─── DATA

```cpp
// ... 31 lines not shown
        const uint32_t ia = (r_hi << (s + 1)) | r_lo, ib = ia + half;
        const uint32_t a = lds[ia], t = bb::mont_mul(lds[ib], small_fwd[r_lo << (L - s)]);
        lds[ia] = bb::add(a, t); lds[ib] = bb::sub(a, t);
      }
      __syncthreads();
    }
    for (uint32_t e = threadIdx.x; e < 2 * n; e += NT) y[(uint64_t)e * 8 + c] = lds[e];
    __syncthreads();
  }
}

constexpr int MID_NT = 512;
__global__ __launch_bounds__(MID_NT) __attribute__((amdgpu_waves_per_eu(4, 4))) void lde_middle_r4_kernel(const uint4* __restrict__ in, uint4* __restrict__ out, uint32_t chunks_per_block, uint32_t total, int L,
                                                                const uint32_t* __restrict__ tw_inv, const uint32_t* __restrict__ small_inv, const uint32_t* __restrict__ small_fwd,
                                                                const uint32_t* __restrict__ g_lo, const uint32_t* __restrict__ g_hi, uint32_t j4_inv_m, uint32_t j4_fwd_m, int canon,
                                                                const uint32_t* __restrict__ zflags, uint32_t epoch) {
  constexpr int Bm = 10;
  constexpr uint32_t APL = 1024;
  __shared__ uint4 A[2 * APL];
  __shared__ uint4 Bf[2048];
  const uint32_t n = 1u << L, t = threadIdx.x;
  uint64_t live = ~0ull;
  if (zflags) { const uint32_t l = t & 63; live = __ballot(l < total / chunks_per_block && zflags[l] == epoch); }
  auto next_live = [&](uint32_t ww) {
    for (; ww < total && !((live >> (ww / chunks_per_block)) & 1); ww += gridDim.x) {
      uint4* yz = out + (uint64_t)(ww / chunks_per_block) * n * 4 + ((uint64_t)(ww % chunks_per_block) << (Bm + 2));
#pragma unroll
      for (int k = 0; k < 4; k++) { const uint32_t e = t + k * MID_NT; yz[2 * e] = make_uint4(0, 0, 0, 0); yz[2 * e + 1] = make_uint4(0, 0, 0, 0); }
    }
    return ww;
  };
  uint32_t w = next_live(blockIdx.x);
  if (w >= total) return;
  uint32_t tw_i[5], tw_f[5];
#pragma unroll
  for (int r = 0; r < 5; r++) {
    const int lg = 8 - 2 * r;
    tw_i[r] = small_inv[bitrev((t & 255) >> lg, 2 * r) << lg];
    const int sft = 2 * r + 1;
    tw_f[r] = small_fwd[(t & ((1u << sft) - 1)) << (Bm - sft - 1)];
  }
  u32x4 pre[4];
  uint32_t cf_next[5];
  uint32_t glo[4], ghi[4];
  auto fetch = [&](uint32_t ww) {
    const uint4* x = in + ((uint64_t)(ww / chunks_per_block) * n + ((uint64_t)(ww % chunks_per_block) << Bm)) * 2;
#pragma unroll
    for (int k = 0; k < 4; k++) pre[k] = ld4(&x[t + k * MID_NT]);
    const uint32_t p0 = ((ww % chunks_per_block) << Bm) + 4 * (t & 255);
#pragma unroll
    for (int i = 0; i < 4; i++) { const uint32_t k = bitrev(p0 + i, L); glo[i] = g_lo[k & 1023]; ghi[i] = g_hi[k >> 10]; }
    const uint32_t ce = bitrev(ww % chunks_per_block, L - Bm);
#pragma unroll
    for (int r = 0; r < 5; r++) cf_next[r] = tw_inv[ce << (8 - 2 * r)];
  };
  fetch(w);
  for (;;) {
    const uint32_t base = (w % chunks_per_block) << Bm;
    uint4* y = out + (uint64_t)(w / chunks_per_block) * n * 4;
#pragma unroll
    for (int k = 0; k < 4; k++) { const uint32_t e = t + k * MID_NT; st4(&A[(e & 1) * APL + (e >> 1)], pre[k]); }
    uint32_t gs[4];
#pragma unroll
// ... 222 lines not shown
    run_strided_stages<false>(in, N, n_blocks, L, 0, L - 10, t.tw_inv, t.small_inv, 10, j4_inv_m, r8_inv_m, r8_inv3_m, s);
    const uint32_t chunks = N >> 10, total = chunks * n_blocks;
    unsigned grid = persist() ? cu_count() * 2 : total;
    if (grid > total) grid = total;
    auto mid = LB == 2 ? lde_middle_blowup_kernel<2> : lde_middle_blowup_kernel<3>;
    hipLaunchKernelGGL(mid, dim3(grid), dim3(MID_NT), 0, s, (const uint4*)in, (uint4*)out, chunks, total, L, t.tw_inv, t.small_inv, t.small_fwd, t.g_lo, t.g_hi, j4_inv_m, j4_fwd_m, L == 10);
    run_strided_stages<true>(out, (uint64_t)N << LB, n_blocks, L + LB, 10 + LB, L - 10, t.tw_fwd, t.small_fwd, 10 + LB, j4_fwd_m, r8_fwd_m, r8_fwd3_m, s);
    return;
  }
  if (L < 10) {
    hipLaunchKernelGGL(lde_small_kernel, dim3(n_blocks), dim3(NT), (8u << L), s, in, out, L, t.small_inv, t.small_fwd, t.g_lo, t.g_hi);
    return;
  }
  uint32_t* zf = t.zero_slot && t.zero_epoch && n_blocks <= ZERO_FLAG_BLOCKS ? t.zero_slot : nullptr;
  zf = run_strided_stages<false>(in, N, n_blocks, L, 0, L - 10, t.tw_inv, t.small_inv, 10, j4_inv_m, r8_inv_m, r8_inv3_m, s, zf, t.zero_epoch, zf != nullptr);
  {
    const uint32_t chunks = N >> 10, total = chunks * n_blocks;
    unsigned grid = persist() ? cu_count() * 2 : total;
    if (grid > total) grid = total;
    hipLaunchKernelGGL(lde_middle_r4_kernel, dim3(grid), dim3(MID_NT), 0, s, (const uint4*)in, (uint4*)out, chunks, total, L, t.tw_inv, t.small_inv, t.small_fwd, t.g_lo, t.g_hi,
                       j4_inv_m, j4_fwd_m, L == 10, (const uint32_t*)zf, t.zero_epoch);
  }
  run_strided_stages<true>(out, (uint64_t)2 * N, n_blocks, L + 1, 11, L - 10, t.tw_fwd, t.small_fwd, 11, j4_fwd_m, r8_fwd_m, r8_fwd3_m, s, zf, t.zero_epoch);
}


bool strided_variant_run(const LdeTables& t, uint32_t* data, uint32_t n_blocks, int variant, bool dit, void* stream) {
  hipStream_t s = (hipStream_t)stream;
  const int L = dit ? t.log_n + 1 : t.log_n;
  if (t.log_n < 20) return false;
  const uint64_t n = (uint64_t)1 << L;
  static const uint32_t j4_inv_m = bb::to_mont(bb::inv(bb::root_of_unity(2))), j4_fwd_m = bb::to_mont(bb::root_of_unity(2));
  const uint32_t* tw = dit ? t.tw_fwd : t.tw_inv; const uint32_t* sm = dit ? t.small_fwd : t.small_inv;
  const int ls = dit ? 11 : 10; const uint32_t j4 = dit ? j4_fwd_m : j4_inv_m; const int s0 = dit ? 11 : 0;
#define ZKIR_VARIANT(R, C, NTH) do { if (dit) launch_strided_r4<true, R, C, NTH>(data, n, n_blocks, L, s0, tw, sm, ls, j4, s); else launch_strided_r4<false, R, C, NTH>(data, n, n_blocks, L, s0, tw, sm, ls, j4, s); } while (0)
  switch (variant) {
    case 0: ZKIR_VARIANT(5, 2, 1024); break;
    case 1: ZKIR_VARIANT(5, 1, 512); break;
// ... 12 lines not shown
  if (L < 20 || L == 21 || n_blocks < 3 || strided_c() != 2) return false;
  const uint32_t N = 1u << L;
  static const uint32_t j4_inv_m = bb::to_mont(bb::inv(bb::root_of_unity(2))), j4_fwd_m = bb::to_mont(bb::root_of_unity(2));
  static const uint32_t r8_fwd = bb::root_of_unity(3), r8_inv = bb::inv(r8_fwd);
  static const uint32_t r8_inv_m = bb::to_mont(r8_inv), r8_inv3_m = bb::to_mont(bb::mul(bb::mul(r8_inv, r8_inv), r8_inv));
  static const uint32_t r8_fwd_m = bb::to_mont(r8_fwd), r8_fwd3_m = bb::to_mont(bb::mul(bb::mul(r8_fwd, r8_fwd), r8_fwd));
  const TraceSrc01 src{*trace, n_real};
  launch_strided_r4<false, 5, 2, 1024, true>(in, N, 2, L, 0, t.tw_inv, t.small_inv, 10, j4_inv_m, s, &src);
  launch_strided_r4<false, 5, 2, 1024>(in + (uint64_t)2 * N * 8, N, n_blocks - 2, L, 0, t.tw_inv, t.small_inv, 10, j4_inv_m, s);
  if (L - 10 > 10) run_strided_stages<false>(in, N, n_blocks, L, 10, L - 20, t.tw_inv, t.small_inv, 10, j4_inv_m, r8_inv_m, r8_inv3_m, s);
  {
    const uint32_t chunks = N >> 10, total = chunks * n_blocks;
    unsigned grid = persist() ? cu_count() * 2 : total;
    if (grid > total) grid = total;
    hipLaunchKernelGGL(lde_middle_r4_kernel, dim3(grid), dim3(MID_NT), 0, s, (const uint4*)in, (uint4*)out, chunks, total, L, t.tw_inv, t.small_inv, t.small_fwd, t.g_lo, t.g_hi,
                       j4_inv_m, j4_fwd_m, L == 10, nullptr, 0u);
  }
  run_strided_stages<true>(out, (uint64_t)2 * N, n_blocks, L + 1, 11, L - 10, t.tw_fwd, t.small_fwd, 11, j4_fwd_m, r8_fwd_m, r8_fwd3_m, s);
  return true;
}

}
```

zkir_amd/csrc/stark.hip:

```cpp
#include <hip/hip_runtime.h>

#include <array>
#include <atomic>
#include <chrono>
#include <cstdio>
#include <cstdlib>
#include <cstddef>
#include <memory>
#include <mutex>
#include <vector>

#include "../../include/zkir_amd.h"
#include "../../include/zkir_amd_experimental.h"
#include "air.h"
#include "babybear.h"
#include "fri_shape.h"
#include "host.h"
#include "hashcall.h"
#include "poseidon2.h"
#include "verify_stages.h"

namespace {

constexpr int NT = 256;
// ... 614 lines not shown

constexpr uint32_t SYNC_SLOTS = 1024;
struct SyncRing {
  uint32_t* d_slots = nullptr;
  std::atomic<uint32_t> next{0};
  uint32_t* take() { return d_slots + (next.fetch_add(1, std::memory_order_relaxed) % SYNC_SLOTS); }
};

constexpr uint32_t ZERO_SLOTS = 1024;
struct ZeroFlagRing {
  uint32_t* d_words = nullptr;
  std::atomic<uint32_t> next{0};
  void take(uint32_t*& slot, uint32_t& epoch) {
    uint32_t e = next.fetch_add(1, std::memory_order_relaxed) + 1;
    if (e == 0) e = next.fetch_add(1, std::memory_order_relaxed) + 1;
    slot = d_words + (size_t)(e % ZERO_SLOTS) * zkir::ZERO_FLAG_BLOCKS; epoch = e;
  }
};

void launch_tree_levels(const p2::Consts* cp, uint32_t* leaf_digests, uint64_t n_leaves, SyncRing& ring, hipStream_t s) {
  uint32_t* cur = leaf_digests;
  uint64_t m = n_leaves;
  for (; m > (1u << 18); m >>= 1) {
    uint32_t* nxt = cur + 4 * m;
    hipLaunchKernelGGL(compress_kernel, dim3(grid_for(m / 2)), dim3(NT), 0, s, cp, cur, m / 2, nxt);
    cur = nxt;
  }
  if (m > 1) {
    const uint32_t per = m < SUBTREE ? (uint32_t)m : SUBTREE;
    hipLaunchKernelGGL(subtree_kernel, dim3((unsigned)(m / per)), dim3(NT_SUB), 0, s, cp, cur, m, per, ring.take());
  }
// ... 171 lines not shown
  c->log_n = log_n; c->log_blowup = log_blowup;
  const uint32_t N = 1u << log_n;
  const uint32_t n_inv = N >= 2 ? N / 2 : 1, n_hi = (N >> 10) + 1;
  const uint32_t n_fwd = N << (log_blowup - 1);
  p2::generate(c->consts);
  hipError_t e = hipMalloc((void**)&c->d_p2, sizeof(p2::Consts));
  if (e == hipSuccess) e = hipMemcpy(c->d_p2, &c->consts, sizeof(p2::Consts), hipMemcpyHostToDevice);
  for (int m = 0; m < 2 && e == hipSuccess; m++) {
    p2::Consts fwd;
    p2::generate(fwd, m ? bb::R1 : 1u);
    e = hipMalloc((void**)&c->d_p2_fwd[m], sizeof(p2::Consts));
    if (e == hipSuccess) e = hipMemcpy(c->d_p2_fwd[m], &fwd, sizeof(p2::Consts), hipMemcpyHostToDevice);
  }
  if (e == hipSuccess) e = hipMalloc(&c->sync.d_slots, SYNC_SLOTS * sizeof(uint32_t));
  if (e == hipSuccess) e = hipMemset(c->sync.d_slots, 0, SYNC_SLOTS * sizeof(uint32_t));
  if (e == hipSuccess) e = hipMalloc(&c->zero.d_words, (size_t)ZERO_SLOTS * zkir::ZERO_FLAG_BLOCKS * sizeof(uint32_t));
  if (e == hipSuccess) e = hipMemset(c->zero.d_words, 0, (size_t)ZERO_SLOTS * zkir::ZERO_FLAG_BLOCKS * sizeof(uint32_t));
  if (e == hipSuccess) e = hipMalloc(&c->d_tw_inv, (size_t)n_inv * 4);
  if (e == hipSuccess) e = hipMalloc(&c->d_tw_fwd, (size_t)n_fwd * 4);
  if (e == hipSuccess) e = hipMalloc(&c->d_g_lo, 1024 * 4);
  if (e == hipSuccess) e = hipMalloc(&c->d_g_hi, (size_t)n_hi * 4);
  if (e == hipSuccess) e = hipMalloc(&c->d_g_lo_m, 1024 * 4);
  if (e == hipSuccess && log_blowup == 1) e = hipMalloc(&c->d_inv_xm1, (size_t)2 * N * 4);
  const int Bm = log_n < 10 ? (int)log_n : 10;
  const uint32_t n_si = Bm >= 1 ? (1u << (Bm - 1)) : 1, n_sf = 1u << (Bm + log_blowup - 1);
  if (e == hipSuccess) e = hipMalloc(&c->d_small_inv, (size_t)n_si * 4);
  if (e == hipSuccess) e = hipMalloc(&c->d_small_fwd, (size_t)n_sf * 4);
  if (e != hipSuccess) { zkir::set_last_error({ZKIR_ERR_DEVICE, std::string("zkir_stark_ctx_create: ") + hipGetErrorString(e)}); zkir_stark_ctx_free(c); return ZKIR_ERR_DEVICE; }
  const uint32_t wN = bb::root_of_unity(log_n), wM = bb::root_of_unity(log_n + log_blowup);
  hipLaunchKernelGGL(powers_kernel, dim3(grid_for(n_inv)), dim3(NT), 0, 0, bb::inv(wN), bb::R1, c->d_tw_inv, n_inv);
  hipLaunchKernelGGL(powers_kernel, dim3(grid_for(n_fwd)), dim3(NT), 0, 0, wM, bb::R1, c->d_tw_fwd, n_fwd);
  hipLaunchKernelGGL(powers_kernel, dim3(4), dim3(NT), 0, 0, bb::GEN, bb::to_mont(bb::inv(N % bb::P)), c->d_g_lo, 1024u);
// ... 195 lines not shown
```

──────

TASK DESCRIPTION:
Tally the lines above that contain the word "SyncRing", and reply with only the number.

SOLUTION TO THE EXERCISE:
2